In addition to copay assistance, manufacturers sponsor a variety of additional efforts that enable access to medications.  Qualifying patients may receive free or low-cost medications by mail to their home or provider’s office, access to a nurse by telephone, assistance navigating insurance requirements, and other types of support.26–29  Discounted drugs are typically only available to individuals earning less than a specified amount, which may vary widely across programs (one study reported that eligibility cut-offs ranged from about $51,000 to $125,000 in annual income).26  Medicare and Medicaid beneficiaries may be eligible to receive free or reduced cost medications, provided they do not submit claims for reimbursement to their carrier.  Applications are generally required for participation.  Information on whether the medication is the best clinical option is generally not ascertained, and the patient must typically coordinate with any other sources of coverage on his or her own.

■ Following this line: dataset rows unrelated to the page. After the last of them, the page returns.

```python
def value(env, default=None):
    if env not in ENV_ONLY:
        raise KeyError(f'{env} is not a registered far_amd environment variable (far_amd/flags.py)')
    return os.environ.get(env, default)


def known():
    return {s.env for s in SWITCHES} | set(ENV_ONLY)


def unknown_in_environment():
    skip = ('FAR_WINO_', 'FAR_K9_')
    return sorted(k for k in os.environ if k.startswith('FAR_') and k not in known() and not k.startswith(skip))


def target(sw):
    import importlib
    mod, _, cls = sw.module.partition(':')
    obj = importlib.import_module(mod)
    return (getattr(obj, cls) if cls else obj), sw.attr
```

Before: 371.7.

## Double-buffer MLP input chunks, count vmcnt waits, batch residual loads

The fused MLP kernel gets a second per-wave LDS input slot so each activation chunk is requested two phases ahead. The blanket vmcnt(0) waits are replaced by counted waits taken from a compile-time table, so a phase waits only for the loads it actually reads. The epilogue also fetches all residual x values in one batch before the layer norm, and uses an unguarded store path for full tiles. LDS moves to dynamic shared memory, which raises per-block usage by one more input buffer per wave and could reduce occupancy. A tuning knob keeps the older variants available.

```diff
diff --git a/far_amd/csrc/mlp_fused_f16s.hip b/far_amd/csrc/mlp_fused_f16s.hip
--- a/far_amd/csrc/mlp_fused_f16s.hip
+++ b/far_amd/csrc/mlp_fused_f16s.hip
@@ -1,4 +1,5 @@
 #include "common.h"
+#include <type_traits>
 
 namespace {
 
@@ -16,6 +17,7 @@
 constexpr int RING = 3;
 constexpr int WAVES = 4;
 constexpr int PIECES = 16 / WAVES;
+constexpr int XBUF = 4096;
 constexpr float ACT_SCALE = 16.0f;
 
 __device__ __forceinline__ void glds16(const void* gsrc, unsigned lds_dst_uniform) {
@@ -44,19 +46,59 @@
     return v + shfl_xor_f(v, 16);
 }
 
-
-template <bool SPLIT, bool LGKM = true>
+constexpr int chunk_read_in_phase(int s) { return (s < NS1 && (s & 1) == 0) ? s / 2 : -1; }
+constexpr int vm_allow(int p, int xb) {
+    int kind[64] = {}, id[64] = {}, n[64] = {}, cnt = 0;
+    for (int c0 = 0; c0 < xb; ++c0) { kind[cnt] = 0; id[cnt] = c0; n[cnt++] = 4; }
+    for (int s0 = 0; s0 < RING - 1; ++s0) { kind[cnt] = 1; id[cnt] = s0; n[cnt++] = PIECES; }
+    for (int s = 0; s < p; ++s) {
+        const int c = chunk_read_in_phase(s);
+        if (c >= 0 && c + xb < KIN / 32) { kind[cnt] = 0; id[cnt] = c + xb; n[cnt++] = 4; }
+        if (s + RING - 1 < NSLAB) { kind[cnt] = 1; id[cnt] = s + RING - 1; n[cnt++] = PIECES; }
+    }
+    const int cx = chunk_read_in_phase(p);
+    int last = -1;
+    for (int i = 0; i < cnt; ++i)
+        if ((kind[i] == 1 && id[i] == p) || (kind[i] == 0 && id[i] == cx)) last = i;
+    int after = 0;
+    for (int i = last + 1; i < cnt; ++i) after += n[i];
+    return after;
+}
+struct VmTable {
+    int a[NSLAB];
+    constexpr VmTable(int xb) : a{} {
+        for (int p = 0; p < NSLAB; ++p) a[p] = vm_allow(p, xb);
+    }
+};
+static_assert(vm_allow(0, 2) == 4 && vm_allow(1, 2) == 8 && vm_allow(2, 2) == 4 && vm_allow(11, 2) == 8 && vm_allow(12, 2) == 4 && vm_allow(13, 2) == 4 &&
+              vm_allow(15, 2) == 4 && vm_allow(16, 2) == 4 && vm_allow(22, 2) == 4 && vm_allow(23, 2) == 0, "the two-slot / counted schedule");
+static_assert(vm_allow(0, 1) == 4 && vm_allow(1, 1) == 8 && vm_allow(2, 1) == 4 && vm_allow(13, 1) == 8 && vm_allow(14, 1) == 4 && vm_allow(15, 1) == 4 &&
+              vm_allow(23, 1) == 0, "the one-slot / counted schedule");
+
+__device__ __forceinline__ void wait_vm(int n) {
+#define FAR_VM_CASE(k) case k: asm volatile("s_waitcnt vmcnt(" #k ")" ::: "memory"); break;
+    switch (n) {
+        FAR_VM_CASE(0) FAR_VM_CASE(1) FAR_VM_CASE(2) FAR_VM_CASE(3) FAR_VM_CASE(4) FAR_VM_CASE(5) FAR_VM_CASE(6) FAR_VM_CASE(7) FAR_VM_CASE(8)
+        default: asm volatile("s_waitcnt vmcnt(0)" ::: "memory"); break;
+    }
+#undef FAR_VM_CASE
+}
+
+
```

Charity-Sponsored Patient Assistance Programs

Independent charitable foundations and some patient advocacy organizations administer patient assistance programs as well.  Such organizations include, but are not limited to, The Assistance Fund, Good Days, the HealthWell Foundation, Needymeds, Patient Services Inc., the Patient Advocate Foundation, and the Patient Access Network Foundation.  Most of these organizations administer disease-specific funds, and patients generally must meet eligibility criteria related to family income.  These programs collectively provide hundreds of millions of dollars in cost-sharing assistance annually, and generally serve as programs of last resort.  Funds are typically disbursed as grants to reimburse individuals for out-of-pocket expenses associated with copays, deductibles and co-insurance incurred in filling their prescriptions, and/or by paying claims to providers.

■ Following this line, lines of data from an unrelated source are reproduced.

__global__ __launch_bounds__(SORT_BLK) void k_msm_scatter_lds(MsmParams p, const uint16_t* __restrict__ dig,
                                                               const uint32_t* __restrict__ start, const uint32_t* __restrict__ blkcnt,
                                                               uint32_t* __restrict__ sorted) {
  extern __shared__ uint32_t lds_cur[];
  const uint32_t ch = blockIdx.x, w = blockIdx.y;
  const uint32_t* st = start + (size_t)w * (p.NB + 2) + 1;
  const uint32_t* pre = blkcnt + ((size_t)w * p.CH + ch) * p.NB;
  for (uint32_t b = threadIdx.x; b < p.NB; b += SORT_BLK) lds_cur[b] = st[b] + pre[b];
  __syncthreads();
  const size_t lo = (size_t)ch * p.chunk_len;
  size_t hi = lo + p.chunk_len;
  if (hi > p.n) hi = p.n;
  const uint16_t* d = dig + (size_t)w * p.n;
  uint32_t* so = sorted + (size_t)w * p.n;
  for (size_t i0 = lo; i0 < hi; i0 += SORT_BLK) {
    const size_t i = i0 + threadIdx.x;
    uint32_t code = DIG_ZERO;
    if (i < hi) code = d[i];
    const bool valid = code != DIG_ZERO;
    const uint32_t pos = lds_slot(lds_cur, code & 0x7fffu, valid);
    if (valid) so[pos] = entry_id(p, i) | ((code >> 15) << 31);
  }
}


constexpr uint32_t PART_BUCKETS = 256;
constexpr uint32_t PART_LB = 8;
static_assert(PART_BUCKETS == 1u << PART_LB, "the record format's low key must hold a partition's bucket index");

__global__ __launch_bounds__(256) void k_msm_part_offsets(MsmParams p, const uint32_t* __restrict__ start, uint32_t* part_cnt) {
  const uint32_t P = p.NB / PART_BUCKETS;
  const uint32_t part = blockIdx.x * 256 + threadIdx.x, w = blockIdx.y;
  if (part >= P) return;
  uint32_t run = start[(size_t)w * (p.NB + 2) + (size_t)part * PART_BUCKETS + 1];
  uint32_t* col = part_cnt + (size_t)w * p.CH * P + part;
  for (uint32_t ch0 = 0; ch0 < p.CH; ch0 += 8) {
    uint32_t c[8];
#pragma unroll
    for (uint32_t j = 0; j < 8; ++j) c[j] = ch0 + j < p.CH ? col[(size_t)(ch0 + j) * P] : 0u;
#pragma unroll
    for (uint32_t j = 0; j < 8; ++j) {
      if (ch0 + j < p.CH) col[(size_t)(ch0 + j) * P] = run;
      run += c[j];
    }
  }
}

#ifndef CSH_L1_WPE
#define CSH_L1_WPE 8
#endif
#if CSH_L1_WPE > 0
#define CSH_L1_OCC __attribute__((amdgpu_waves_per_eu(CSH_L1_WPE)))
#else
#define CSH_L1_OCC
#endif
constexpr int L1_EPT = 8;
constexpr int L1_TILE = L1_EPT * SORT_BLK;
constexpr uint32_t MAXP = 128;
template <int REC>
__global__ __launch_bounds__(SORT_BLK) CSH_L1_OCC void k_msm_scatter_l1(MsmParams p, const uint16_t* __restrict__ dig, const uint32_t* __restrict__ part_off,
                                                             void* __restrict__ inter) {
  __shared__ uint32_t gcur[MAXP];
  __shared__ uint32_t cnt[MAXP];
  __shared__ uint32_t toff[MAXP];
  __shared__ uint32_t wsum[2];
  __shared__ uint32_t pay[L1_TILE];
  __shared__ uint8_t slo[L1_TILE];
  __shared__ uint8_t sbin[L1_TILE];
  const uint32_t ch = blockIdx.x, w = blockIdx.y, tid = threadIdx.x;
  const uint32_t P = p.NB / PART_BUCKETS;
  if (tid < MAXP) {
    gcur[tid] = tid < P ? part_off[((size_t)w * p.CH + ch) * P + tid] : 0;
    cnt[tid] = 0;
  }
  __syncthreads();
  const size_t lo = (size_t)ch * p.chunk_len;
  size_t hi = lo + p.chunk_len;
  if (hi > p.n) hi = p.n;
  const uint16_t* d = dig + (size_t)w * p.n;
  SortRec<REC>* out = reinterpret_cast<SortRec<REC>*>(inter) + (size_t)w * p.n;
  for (size_t t0 = lo; t0 < hi; t0 += L1_TILE) {
    uint32_t code[L1_EPT], rank[L1_EPT];
#pragma unroll
    for (int k = 0; k < L1_EPT; ++k) {
      const size_t i = t0 + (size_t)k * SORT_BLK + tid;
      code[k] = i < hi ? (uint32_t)__builtin_nontemporal_load(d + i) : DIG_ZERO;
    }
#pragma unroll
    for (int k = 0; k < L1_EPT; ++k) rank[k] = lds_slot(cnt, (code[k] & 0x7fffu) / PART_BUCKETS, code[k] != DIG_ZERO);
    __syncthreads();
    const uint32_t v = tid < MAXP ? cnt[tid] : 0;
    uint32_t tile_n;
    const uint32_t excl = block_excl_scan<MAXP / 64, SORT_BLK / 64>(v, wsum, &tile_n);
    if (tid < MAXP) toff[tid] = excl;
    __syncthreads();
#pragma unroll
    for (int k = 0; k < L1_EPT; ++k) {
      if (code[k] != DIG_ZERO) {
        const uint32_t b0 = code[k] & 0x7fffu;
        const uint32_t slot = toff[b0 / PART_BUCKETS] + rank[k];
        pay[slot] = entry_id(p, t0 + (size_t)k * SORT_BLK + tid) | ((code[k] >> 15) << 31);
        slo[slot] = (uint8_t)(b0 % PART_BUCKETS);
        sbin[slot] = (uint8_t)(b0 / PART_BUCKETS);
      }
    }
    __syncthreads();
#pragma unroll
    for (int k = 0; k < L1_EPT; ++k) {
      const uint32_t sl = k * SORT_BLK + tid;
      if (sl < tile_n) {
        const uint32_t bin = sbin[sl];
        out[gcur[bin] + (sl - toff[bin])] = rec_pack<REC>(pay[sl], slo[sl], PART_LB);
      }
    }
    __syncthreads();
    if (tid < MAXP) {
      gcur[tid] += v;
      cnt[tid] = 0;
    }
    __syncthreads();
  }
}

Unlike programs administered by manufacturers, charity-administered programs may provide grants to patients receiving drugs reimbursed through Medicare or Medicaid.16,17  Patient assistance programs serving Medicare and Medicaid beneficiaries must be carefully designed to avoid running afoul of the federal anti-kickback statute and the beneficiary inducements civil monetary penalty, and most operate within the parameters of guidance set forth in charity-specific OIG Advisory Opinions.  Conditions of permissible programs include:

  • Ensuring that grantmaking is not contingent on the use of certain physicians, certain pharmacies, or certain drugs;
  • Maintaining independence from pharmaceutical manufacturers in governance and decision-making; and
  • Applying standards for eligibility assistance in a manner that is consistent and based on financial need.16,17

According to formal guidance from the Office of the Inspector General (OIG) at the U.S. Department of Health and Human Services, patient assistance charities are permitted to focus grantmaking on certain conditions, but cannot:

define their disease categories so narrowly that the earmarking effectively results in the subsidization of one (or a very few) of donor’s particular products.  For example, we [OIG] would be concerned if disease categories were defined by reference to specific symptoms, severity of symptoms, or the method of administration of drugs, rather than by diagnoses or broadly recognized illnesses or diseases.16 (emphasis added)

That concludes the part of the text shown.